------ Supplied material

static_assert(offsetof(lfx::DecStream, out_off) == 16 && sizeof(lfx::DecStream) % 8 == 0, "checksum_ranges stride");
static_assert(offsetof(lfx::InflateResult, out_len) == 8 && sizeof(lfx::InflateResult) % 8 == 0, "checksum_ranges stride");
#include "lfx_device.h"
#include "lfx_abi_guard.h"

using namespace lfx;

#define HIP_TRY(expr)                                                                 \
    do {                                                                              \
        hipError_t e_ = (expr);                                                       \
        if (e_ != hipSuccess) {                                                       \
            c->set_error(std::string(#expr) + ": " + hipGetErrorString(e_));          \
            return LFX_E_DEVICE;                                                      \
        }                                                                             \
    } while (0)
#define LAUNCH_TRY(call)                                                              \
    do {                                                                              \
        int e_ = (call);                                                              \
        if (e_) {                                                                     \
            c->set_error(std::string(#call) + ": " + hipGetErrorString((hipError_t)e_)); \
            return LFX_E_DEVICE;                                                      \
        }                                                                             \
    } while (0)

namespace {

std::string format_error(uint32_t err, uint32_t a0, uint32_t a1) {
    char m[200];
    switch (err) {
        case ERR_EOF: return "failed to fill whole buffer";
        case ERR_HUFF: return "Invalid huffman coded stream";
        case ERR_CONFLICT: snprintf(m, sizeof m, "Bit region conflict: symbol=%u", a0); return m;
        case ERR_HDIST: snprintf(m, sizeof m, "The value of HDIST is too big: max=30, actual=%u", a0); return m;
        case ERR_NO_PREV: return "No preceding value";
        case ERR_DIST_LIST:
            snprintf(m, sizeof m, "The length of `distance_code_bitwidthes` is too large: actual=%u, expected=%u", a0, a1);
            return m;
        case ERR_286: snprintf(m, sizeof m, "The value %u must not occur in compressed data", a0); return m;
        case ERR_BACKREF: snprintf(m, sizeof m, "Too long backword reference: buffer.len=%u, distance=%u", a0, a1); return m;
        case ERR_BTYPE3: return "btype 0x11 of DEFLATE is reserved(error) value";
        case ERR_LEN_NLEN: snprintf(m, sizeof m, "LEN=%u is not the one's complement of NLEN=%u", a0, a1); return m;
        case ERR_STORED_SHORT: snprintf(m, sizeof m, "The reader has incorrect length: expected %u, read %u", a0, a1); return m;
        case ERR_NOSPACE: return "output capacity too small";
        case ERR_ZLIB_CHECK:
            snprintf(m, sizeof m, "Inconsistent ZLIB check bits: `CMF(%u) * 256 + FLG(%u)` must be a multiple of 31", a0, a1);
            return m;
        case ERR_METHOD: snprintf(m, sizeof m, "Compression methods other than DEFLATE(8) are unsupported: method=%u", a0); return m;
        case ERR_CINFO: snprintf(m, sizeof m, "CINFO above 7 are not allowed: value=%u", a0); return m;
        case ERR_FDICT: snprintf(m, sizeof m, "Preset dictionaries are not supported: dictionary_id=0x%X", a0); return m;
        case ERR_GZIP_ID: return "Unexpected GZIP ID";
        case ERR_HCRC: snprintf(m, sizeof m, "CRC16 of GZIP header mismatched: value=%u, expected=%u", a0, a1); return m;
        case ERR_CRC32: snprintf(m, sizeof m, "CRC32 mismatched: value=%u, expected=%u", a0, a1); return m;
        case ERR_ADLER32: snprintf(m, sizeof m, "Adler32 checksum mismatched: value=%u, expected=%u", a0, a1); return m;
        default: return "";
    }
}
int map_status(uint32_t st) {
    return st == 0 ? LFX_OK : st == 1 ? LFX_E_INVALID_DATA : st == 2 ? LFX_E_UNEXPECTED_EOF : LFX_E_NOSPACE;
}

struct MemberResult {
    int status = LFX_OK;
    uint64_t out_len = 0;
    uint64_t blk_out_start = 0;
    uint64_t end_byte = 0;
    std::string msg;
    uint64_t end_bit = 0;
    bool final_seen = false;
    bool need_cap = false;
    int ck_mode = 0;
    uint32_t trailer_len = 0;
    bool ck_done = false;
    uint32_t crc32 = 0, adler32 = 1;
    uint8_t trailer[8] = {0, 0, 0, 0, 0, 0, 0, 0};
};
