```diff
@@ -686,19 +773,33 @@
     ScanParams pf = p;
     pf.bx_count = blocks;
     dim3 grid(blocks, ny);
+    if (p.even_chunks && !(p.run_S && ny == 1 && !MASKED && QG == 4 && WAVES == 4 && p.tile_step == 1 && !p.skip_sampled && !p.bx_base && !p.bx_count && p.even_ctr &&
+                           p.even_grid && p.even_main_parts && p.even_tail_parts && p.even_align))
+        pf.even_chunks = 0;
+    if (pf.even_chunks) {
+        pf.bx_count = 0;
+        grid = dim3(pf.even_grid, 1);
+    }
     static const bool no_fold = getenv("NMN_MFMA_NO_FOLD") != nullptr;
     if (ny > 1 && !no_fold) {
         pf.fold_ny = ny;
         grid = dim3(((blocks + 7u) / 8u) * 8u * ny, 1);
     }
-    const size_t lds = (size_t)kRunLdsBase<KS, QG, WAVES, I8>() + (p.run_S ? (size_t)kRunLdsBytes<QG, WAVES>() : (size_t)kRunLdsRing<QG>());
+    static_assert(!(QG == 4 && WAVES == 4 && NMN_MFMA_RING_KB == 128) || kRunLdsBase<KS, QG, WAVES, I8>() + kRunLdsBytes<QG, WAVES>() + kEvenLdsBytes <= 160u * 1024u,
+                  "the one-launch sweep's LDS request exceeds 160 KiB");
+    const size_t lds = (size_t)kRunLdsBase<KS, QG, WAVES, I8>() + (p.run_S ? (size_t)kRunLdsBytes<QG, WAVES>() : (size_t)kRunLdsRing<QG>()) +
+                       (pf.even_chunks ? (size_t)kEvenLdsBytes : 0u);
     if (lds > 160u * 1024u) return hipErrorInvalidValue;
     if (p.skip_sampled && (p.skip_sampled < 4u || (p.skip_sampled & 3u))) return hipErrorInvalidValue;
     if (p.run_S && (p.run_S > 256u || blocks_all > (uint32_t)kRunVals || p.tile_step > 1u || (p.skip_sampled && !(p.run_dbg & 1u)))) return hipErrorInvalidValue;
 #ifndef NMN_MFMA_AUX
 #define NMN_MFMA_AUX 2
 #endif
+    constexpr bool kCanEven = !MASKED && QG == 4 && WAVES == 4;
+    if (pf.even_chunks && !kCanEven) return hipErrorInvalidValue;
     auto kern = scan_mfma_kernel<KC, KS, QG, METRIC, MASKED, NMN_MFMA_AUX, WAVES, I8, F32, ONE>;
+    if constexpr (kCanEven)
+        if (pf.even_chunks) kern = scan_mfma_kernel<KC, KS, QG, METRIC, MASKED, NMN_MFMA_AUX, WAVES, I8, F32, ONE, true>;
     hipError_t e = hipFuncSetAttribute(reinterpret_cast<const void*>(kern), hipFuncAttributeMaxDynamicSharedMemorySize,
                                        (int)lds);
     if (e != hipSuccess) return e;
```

------------
------ Supplied material

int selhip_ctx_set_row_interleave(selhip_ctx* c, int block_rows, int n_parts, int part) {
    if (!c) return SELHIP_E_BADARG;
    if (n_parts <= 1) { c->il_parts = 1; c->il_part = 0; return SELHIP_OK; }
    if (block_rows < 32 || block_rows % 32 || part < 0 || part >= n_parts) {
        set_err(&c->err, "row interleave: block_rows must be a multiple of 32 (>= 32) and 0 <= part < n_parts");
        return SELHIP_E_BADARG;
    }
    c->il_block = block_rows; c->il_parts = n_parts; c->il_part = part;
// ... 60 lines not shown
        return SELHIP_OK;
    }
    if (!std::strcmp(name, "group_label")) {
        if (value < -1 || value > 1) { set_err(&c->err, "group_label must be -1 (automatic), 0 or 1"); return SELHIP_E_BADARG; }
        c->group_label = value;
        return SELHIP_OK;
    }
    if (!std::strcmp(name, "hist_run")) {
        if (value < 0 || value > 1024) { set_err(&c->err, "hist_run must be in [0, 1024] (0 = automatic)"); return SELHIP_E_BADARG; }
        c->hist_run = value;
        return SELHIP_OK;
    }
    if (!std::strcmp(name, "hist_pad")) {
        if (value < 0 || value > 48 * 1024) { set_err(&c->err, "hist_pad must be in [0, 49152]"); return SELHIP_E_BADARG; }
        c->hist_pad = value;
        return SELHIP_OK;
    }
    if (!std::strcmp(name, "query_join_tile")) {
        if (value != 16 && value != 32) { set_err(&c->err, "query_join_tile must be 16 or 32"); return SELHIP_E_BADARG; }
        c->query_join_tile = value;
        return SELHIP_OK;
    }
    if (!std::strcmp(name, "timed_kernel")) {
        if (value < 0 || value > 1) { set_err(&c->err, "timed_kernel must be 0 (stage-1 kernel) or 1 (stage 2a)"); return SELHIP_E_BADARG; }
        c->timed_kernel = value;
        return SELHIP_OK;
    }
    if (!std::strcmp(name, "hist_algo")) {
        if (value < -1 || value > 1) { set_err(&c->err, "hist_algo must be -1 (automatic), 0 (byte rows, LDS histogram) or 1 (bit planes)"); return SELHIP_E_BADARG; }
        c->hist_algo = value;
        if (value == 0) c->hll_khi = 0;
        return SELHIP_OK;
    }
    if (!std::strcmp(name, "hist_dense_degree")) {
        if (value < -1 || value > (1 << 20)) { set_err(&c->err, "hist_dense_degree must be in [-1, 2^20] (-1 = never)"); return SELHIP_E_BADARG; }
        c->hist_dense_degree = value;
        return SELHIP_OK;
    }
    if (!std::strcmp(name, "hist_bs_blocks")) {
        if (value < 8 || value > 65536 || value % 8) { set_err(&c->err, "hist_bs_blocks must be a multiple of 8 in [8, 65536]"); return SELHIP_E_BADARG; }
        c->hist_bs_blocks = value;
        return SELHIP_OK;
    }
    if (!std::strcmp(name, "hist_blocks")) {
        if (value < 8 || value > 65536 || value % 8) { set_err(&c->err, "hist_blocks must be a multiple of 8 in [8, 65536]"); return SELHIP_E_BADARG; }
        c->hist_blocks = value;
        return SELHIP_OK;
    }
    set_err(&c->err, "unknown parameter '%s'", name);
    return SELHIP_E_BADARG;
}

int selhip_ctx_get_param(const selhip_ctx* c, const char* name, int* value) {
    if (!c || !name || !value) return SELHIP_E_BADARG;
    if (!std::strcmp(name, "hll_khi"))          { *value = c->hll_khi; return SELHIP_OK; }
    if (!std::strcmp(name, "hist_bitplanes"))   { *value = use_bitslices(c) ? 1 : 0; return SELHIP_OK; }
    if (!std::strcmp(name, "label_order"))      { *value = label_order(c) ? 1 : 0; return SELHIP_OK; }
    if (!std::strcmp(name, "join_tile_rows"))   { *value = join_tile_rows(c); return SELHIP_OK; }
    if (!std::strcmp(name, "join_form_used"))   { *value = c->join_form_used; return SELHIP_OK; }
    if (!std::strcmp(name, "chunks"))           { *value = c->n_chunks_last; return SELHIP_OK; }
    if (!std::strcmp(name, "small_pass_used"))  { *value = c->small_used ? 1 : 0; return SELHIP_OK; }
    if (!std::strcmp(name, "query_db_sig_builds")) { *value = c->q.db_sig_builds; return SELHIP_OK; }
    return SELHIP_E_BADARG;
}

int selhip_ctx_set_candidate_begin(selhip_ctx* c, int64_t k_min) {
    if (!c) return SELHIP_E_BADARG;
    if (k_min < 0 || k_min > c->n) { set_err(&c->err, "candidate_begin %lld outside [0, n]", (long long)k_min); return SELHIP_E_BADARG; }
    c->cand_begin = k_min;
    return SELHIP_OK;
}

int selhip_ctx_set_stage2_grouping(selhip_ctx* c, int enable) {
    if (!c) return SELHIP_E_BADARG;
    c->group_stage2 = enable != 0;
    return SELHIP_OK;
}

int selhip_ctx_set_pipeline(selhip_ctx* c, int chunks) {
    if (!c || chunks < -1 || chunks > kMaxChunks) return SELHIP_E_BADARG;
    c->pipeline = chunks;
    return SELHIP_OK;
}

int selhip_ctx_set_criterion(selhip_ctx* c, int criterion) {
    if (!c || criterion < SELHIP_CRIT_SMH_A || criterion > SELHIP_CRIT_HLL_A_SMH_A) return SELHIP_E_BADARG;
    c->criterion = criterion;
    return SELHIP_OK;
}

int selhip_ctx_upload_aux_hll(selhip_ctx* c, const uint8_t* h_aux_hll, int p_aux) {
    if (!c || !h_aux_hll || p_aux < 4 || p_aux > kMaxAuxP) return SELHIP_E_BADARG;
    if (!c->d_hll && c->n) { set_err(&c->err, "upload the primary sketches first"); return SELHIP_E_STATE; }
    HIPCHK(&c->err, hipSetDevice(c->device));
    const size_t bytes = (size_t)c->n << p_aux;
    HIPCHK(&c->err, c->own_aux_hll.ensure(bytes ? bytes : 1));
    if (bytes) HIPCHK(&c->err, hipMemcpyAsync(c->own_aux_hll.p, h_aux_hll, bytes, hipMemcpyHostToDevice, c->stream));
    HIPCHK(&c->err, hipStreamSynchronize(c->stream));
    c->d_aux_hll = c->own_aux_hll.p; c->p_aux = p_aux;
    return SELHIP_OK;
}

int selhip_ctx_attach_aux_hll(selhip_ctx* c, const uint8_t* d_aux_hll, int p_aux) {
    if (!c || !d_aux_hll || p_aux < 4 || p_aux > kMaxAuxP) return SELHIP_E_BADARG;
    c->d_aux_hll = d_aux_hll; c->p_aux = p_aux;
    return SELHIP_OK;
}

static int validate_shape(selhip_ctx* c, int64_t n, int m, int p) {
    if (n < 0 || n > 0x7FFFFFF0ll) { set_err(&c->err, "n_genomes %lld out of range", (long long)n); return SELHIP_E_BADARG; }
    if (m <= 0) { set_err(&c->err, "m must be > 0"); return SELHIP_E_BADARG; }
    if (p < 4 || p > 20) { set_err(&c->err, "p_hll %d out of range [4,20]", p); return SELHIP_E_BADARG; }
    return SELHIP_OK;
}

------------

# Task objective:
From the records above, copy each line in which the string "enable" occurs.

# Worked solution:
int selhip_ctx_set_stage2_grouping(selhip_ctx* c, int enable) {
    c->group_stage2 = enable != 0;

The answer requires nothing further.